(Dataset entries)
※ ※ ※

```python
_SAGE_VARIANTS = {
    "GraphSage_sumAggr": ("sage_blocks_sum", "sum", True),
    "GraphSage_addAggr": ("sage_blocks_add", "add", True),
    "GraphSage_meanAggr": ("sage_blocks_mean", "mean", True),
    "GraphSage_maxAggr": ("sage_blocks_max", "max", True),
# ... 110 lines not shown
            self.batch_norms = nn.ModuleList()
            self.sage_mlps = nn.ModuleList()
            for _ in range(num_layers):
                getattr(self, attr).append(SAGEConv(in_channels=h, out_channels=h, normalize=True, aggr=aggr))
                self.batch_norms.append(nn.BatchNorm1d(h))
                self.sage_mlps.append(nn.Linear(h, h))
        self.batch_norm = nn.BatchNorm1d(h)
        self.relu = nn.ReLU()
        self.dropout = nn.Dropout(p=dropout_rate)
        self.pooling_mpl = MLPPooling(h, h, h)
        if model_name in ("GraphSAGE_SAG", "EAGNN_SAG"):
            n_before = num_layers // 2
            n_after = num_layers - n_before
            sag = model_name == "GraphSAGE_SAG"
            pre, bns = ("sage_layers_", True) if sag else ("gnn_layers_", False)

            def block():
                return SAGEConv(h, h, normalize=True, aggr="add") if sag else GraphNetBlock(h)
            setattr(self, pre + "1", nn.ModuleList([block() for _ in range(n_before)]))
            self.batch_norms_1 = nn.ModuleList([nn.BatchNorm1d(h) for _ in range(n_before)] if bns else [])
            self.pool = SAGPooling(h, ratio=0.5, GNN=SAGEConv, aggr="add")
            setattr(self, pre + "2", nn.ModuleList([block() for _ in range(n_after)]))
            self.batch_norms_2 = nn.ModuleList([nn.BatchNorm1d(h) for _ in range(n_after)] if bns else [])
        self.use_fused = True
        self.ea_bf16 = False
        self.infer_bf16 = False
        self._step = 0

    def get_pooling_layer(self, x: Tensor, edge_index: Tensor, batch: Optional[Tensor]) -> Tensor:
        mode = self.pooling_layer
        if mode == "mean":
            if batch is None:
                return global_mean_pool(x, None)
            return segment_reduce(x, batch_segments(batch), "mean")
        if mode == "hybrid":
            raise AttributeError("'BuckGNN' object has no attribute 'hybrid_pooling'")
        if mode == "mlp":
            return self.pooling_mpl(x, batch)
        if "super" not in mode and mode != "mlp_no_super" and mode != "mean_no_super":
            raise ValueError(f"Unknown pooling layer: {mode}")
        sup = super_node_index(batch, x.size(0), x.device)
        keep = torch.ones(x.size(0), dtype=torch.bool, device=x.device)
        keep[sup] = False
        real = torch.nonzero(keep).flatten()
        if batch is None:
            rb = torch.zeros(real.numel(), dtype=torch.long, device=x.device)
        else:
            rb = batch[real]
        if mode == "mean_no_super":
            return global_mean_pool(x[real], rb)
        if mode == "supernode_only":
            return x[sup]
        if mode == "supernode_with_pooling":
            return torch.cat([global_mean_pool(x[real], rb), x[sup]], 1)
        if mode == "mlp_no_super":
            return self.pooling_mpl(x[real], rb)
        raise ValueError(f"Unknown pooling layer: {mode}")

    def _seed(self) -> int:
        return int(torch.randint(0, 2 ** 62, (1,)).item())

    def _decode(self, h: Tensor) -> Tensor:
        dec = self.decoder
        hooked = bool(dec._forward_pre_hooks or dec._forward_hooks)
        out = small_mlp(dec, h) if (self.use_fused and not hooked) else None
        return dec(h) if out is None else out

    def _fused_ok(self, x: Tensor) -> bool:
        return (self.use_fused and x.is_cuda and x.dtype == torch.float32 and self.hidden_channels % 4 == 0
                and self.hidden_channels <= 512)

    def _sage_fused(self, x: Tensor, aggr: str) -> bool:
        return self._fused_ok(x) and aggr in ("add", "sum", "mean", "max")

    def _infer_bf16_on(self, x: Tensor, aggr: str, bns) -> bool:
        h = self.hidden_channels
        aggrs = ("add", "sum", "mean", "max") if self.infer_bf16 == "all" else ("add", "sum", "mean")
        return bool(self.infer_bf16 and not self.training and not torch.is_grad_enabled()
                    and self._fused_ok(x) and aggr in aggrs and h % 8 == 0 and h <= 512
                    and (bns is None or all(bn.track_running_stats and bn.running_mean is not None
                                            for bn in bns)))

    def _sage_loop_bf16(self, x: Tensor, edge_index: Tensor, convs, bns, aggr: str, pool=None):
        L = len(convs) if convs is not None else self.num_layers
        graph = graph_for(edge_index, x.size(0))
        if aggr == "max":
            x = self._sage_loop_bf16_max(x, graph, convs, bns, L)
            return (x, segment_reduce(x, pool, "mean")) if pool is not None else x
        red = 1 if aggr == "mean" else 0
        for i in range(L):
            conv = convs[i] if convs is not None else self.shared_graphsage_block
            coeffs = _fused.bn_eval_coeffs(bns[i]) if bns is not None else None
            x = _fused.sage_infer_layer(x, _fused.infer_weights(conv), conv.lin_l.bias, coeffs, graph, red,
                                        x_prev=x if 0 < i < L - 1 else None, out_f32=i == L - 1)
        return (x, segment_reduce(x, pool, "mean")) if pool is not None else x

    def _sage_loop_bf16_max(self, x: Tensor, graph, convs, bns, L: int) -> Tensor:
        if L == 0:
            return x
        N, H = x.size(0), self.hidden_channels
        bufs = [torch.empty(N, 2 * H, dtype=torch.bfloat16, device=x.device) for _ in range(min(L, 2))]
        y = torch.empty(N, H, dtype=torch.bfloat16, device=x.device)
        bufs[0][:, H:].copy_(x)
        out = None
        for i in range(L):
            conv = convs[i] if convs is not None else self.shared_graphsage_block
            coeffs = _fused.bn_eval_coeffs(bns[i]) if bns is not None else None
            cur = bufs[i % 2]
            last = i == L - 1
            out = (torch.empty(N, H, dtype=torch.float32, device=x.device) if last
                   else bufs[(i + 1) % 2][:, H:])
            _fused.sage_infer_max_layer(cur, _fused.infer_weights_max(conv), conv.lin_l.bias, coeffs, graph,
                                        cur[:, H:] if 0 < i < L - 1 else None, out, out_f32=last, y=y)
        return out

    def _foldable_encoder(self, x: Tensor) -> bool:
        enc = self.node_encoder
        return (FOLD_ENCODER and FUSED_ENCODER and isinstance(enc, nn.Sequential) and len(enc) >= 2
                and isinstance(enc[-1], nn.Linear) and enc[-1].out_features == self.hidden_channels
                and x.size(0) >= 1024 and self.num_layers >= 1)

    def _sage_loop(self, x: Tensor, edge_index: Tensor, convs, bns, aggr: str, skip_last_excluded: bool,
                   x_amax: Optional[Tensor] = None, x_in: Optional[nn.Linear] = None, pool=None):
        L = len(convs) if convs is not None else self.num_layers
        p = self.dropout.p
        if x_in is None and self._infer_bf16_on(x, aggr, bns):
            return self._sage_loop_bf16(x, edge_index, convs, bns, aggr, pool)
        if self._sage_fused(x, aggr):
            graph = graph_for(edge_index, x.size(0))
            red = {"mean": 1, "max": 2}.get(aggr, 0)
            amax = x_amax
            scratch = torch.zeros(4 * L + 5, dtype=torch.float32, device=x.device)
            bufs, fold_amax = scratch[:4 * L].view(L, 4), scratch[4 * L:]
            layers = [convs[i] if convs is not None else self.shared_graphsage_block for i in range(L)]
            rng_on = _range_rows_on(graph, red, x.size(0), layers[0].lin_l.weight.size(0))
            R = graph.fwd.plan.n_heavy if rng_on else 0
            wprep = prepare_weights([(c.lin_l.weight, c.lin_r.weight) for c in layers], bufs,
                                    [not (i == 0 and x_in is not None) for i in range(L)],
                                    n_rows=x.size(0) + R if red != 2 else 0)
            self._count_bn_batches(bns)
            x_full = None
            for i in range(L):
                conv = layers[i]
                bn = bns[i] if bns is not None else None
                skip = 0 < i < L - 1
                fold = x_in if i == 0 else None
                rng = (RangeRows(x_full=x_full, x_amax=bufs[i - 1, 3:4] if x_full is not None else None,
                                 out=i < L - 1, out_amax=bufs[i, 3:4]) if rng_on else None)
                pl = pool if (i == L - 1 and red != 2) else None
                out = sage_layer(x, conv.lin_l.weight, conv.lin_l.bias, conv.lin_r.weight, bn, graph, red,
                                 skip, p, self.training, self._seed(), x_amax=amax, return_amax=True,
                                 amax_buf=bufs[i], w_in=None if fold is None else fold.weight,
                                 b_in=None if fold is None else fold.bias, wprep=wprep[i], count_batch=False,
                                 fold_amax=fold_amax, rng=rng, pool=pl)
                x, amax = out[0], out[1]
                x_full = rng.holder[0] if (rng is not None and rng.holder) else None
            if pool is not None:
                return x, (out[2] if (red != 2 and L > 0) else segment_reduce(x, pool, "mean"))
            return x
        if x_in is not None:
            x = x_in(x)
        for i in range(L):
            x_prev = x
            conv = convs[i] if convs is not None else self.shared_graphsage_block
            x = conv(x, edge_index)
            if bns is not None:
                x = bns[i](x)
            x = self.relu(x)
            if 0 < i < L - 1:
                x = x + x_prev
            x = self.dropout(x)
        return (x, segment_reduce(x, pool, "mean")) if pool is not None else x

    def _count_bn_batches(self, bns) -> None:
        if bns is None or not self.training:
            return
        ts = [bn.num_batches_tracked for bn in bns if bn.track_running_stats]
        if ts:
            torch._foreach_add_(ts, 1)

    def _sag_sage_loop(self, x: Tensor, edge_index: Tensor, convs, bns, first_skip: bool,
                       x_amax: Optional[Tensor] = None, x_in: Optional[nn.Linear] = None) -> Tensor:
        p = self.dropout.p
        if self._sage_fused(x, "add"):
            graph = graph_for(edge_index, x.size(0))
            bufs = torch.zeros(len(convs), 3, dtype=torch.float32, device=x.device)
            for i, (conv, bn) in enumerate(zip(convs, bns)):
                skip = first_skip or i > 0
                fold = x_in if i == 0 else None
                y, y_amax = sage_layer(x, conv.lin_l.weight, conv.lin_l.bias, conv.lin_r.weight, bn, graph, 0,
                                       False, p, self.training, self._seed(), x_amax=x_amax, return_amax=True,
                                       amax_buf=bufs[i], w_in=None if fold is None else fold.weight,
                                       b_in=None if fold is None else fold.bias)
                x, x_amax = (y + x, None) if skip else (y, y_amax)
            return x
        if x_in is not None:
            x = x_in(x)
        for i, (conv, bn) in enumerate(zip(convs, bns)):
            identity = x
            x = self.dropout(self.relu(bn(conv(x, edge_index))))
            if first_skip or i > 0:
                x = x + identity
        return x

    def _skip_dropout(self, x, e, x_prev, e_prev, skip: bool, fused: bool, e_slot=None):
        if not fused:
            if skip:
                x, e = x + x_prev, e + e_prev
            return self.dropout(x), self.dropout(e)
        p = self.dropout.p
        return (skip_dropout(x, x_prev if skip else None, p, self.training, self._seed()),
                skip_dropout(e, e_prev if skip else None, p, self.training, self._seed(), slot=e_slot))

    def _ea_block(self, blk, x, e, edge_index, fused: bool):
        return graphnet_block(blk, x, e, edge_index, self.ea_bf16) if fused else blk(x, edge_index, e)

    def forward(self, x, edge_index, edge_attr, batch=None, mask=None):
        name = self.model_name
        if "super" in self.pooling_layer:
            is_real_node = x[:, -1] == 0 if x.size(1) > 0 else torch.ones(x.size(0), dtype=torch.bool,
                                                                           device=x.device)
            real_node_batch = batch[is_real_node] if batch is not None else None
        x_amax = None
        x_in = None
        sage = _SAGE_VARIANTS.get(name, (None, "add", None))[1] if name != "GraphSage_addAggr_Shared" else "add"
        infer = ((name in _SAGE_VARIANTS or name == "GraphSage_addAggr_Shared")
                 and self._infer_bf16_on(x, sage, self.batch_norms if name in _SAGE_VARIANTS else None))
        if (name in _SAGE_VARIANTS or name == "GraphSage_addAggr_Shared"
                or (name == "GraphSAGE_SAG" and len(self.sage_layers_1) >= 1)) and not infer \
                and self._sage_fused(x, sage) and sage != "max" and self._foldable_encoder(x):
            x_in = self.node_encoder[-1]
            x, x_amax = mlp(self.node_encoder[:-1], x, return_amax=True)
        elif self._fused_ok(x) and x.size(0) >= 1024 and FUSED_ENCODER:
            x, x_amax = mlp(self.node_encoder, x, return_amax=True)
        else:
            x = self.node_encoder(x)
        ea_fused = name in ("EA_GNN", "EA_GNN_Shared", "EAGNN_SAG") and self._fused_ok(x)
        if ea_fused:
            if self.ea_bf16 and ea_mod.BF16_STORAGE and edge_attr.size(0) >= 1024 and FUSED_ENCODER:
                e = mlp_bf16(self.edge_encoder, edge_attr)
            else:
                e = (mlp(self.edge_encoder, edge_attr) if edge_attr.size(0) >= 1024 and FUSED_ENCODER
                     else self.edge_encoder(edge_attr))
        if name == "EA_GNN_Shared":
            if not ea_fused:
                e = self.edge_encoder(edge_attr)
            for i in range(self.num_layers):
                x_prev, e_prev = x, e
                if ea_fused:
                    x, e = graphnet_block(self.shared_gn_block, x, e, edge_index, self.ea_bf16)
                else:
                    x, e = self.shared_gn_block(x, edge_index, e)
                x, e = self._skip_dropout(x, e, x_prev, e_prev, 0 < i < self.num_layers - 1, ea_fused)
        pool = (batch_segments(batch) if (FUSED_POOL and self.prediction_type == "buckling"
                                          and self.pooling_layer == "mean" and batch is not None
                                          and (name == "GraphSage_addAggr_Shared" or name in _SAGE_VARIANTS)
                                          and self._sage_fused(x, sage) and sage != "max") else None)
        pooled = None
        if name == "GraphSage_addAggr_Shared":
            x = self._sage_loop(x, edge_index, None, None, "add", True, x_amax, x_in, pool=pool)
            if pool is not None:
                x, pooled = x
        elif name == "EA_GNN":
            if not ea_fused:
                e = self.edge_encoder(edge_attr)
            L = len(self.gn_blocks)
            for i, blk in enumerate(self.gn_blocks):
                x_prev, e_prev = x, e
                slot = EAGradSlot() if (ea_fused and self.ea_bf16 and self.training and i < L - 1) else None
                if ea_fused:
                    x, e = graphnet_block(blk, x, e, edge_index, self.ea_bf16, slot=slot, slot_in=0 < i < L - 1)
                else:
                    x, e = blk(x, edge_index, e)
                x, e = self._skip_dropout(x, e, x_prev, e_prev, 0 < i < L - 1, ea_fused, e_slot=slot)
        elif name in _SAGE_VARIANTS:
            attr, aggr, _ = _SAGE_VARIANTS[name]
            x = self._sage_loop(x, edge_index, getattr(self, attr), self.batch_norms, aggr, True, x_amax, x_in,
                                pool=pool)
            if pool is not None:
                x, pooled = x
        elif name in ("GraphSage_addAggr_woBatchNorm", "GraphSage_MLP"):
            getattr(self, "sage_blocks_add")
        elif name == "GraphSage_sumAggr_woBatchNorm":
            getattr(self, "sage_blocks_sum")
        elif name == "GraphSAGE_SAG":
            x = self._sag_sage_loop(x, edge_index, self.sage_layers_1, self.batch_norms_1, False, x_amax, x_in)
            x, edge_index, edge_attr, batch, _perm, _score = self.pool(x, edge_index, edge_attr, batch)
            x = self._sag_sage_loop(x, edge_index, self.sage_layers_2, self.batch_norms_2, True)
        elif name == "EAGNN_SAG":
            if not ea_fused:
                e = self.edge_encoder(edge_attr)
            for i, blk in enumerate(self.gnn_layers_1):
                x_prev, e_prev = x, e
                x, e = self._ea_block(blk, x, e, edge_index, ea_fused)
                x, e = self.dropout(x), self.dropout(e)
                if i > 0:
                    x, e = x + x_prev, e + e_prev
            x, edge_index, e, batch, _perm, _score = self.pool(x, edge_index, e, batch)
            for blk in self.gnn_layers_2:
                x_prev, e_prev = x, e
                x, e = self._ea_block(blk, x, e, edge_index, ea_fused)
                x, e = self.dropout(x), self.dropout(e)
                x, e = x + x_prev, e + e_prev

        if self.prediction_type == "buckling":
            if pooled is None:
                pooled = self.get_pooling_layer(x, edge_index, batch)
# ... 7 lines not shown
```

※ ※ ※

→ ABOUT THIS EXERCISE:
Whenever the word "pooled" shows up in a line of the entries above, copy that line.

→ WORKED SOLUTION:
        pooled = None
                x, pooled = x
                x, pooled = x
            if pooled is None:
                pooled = self.get_pooling_layer(x, edge_index, batch)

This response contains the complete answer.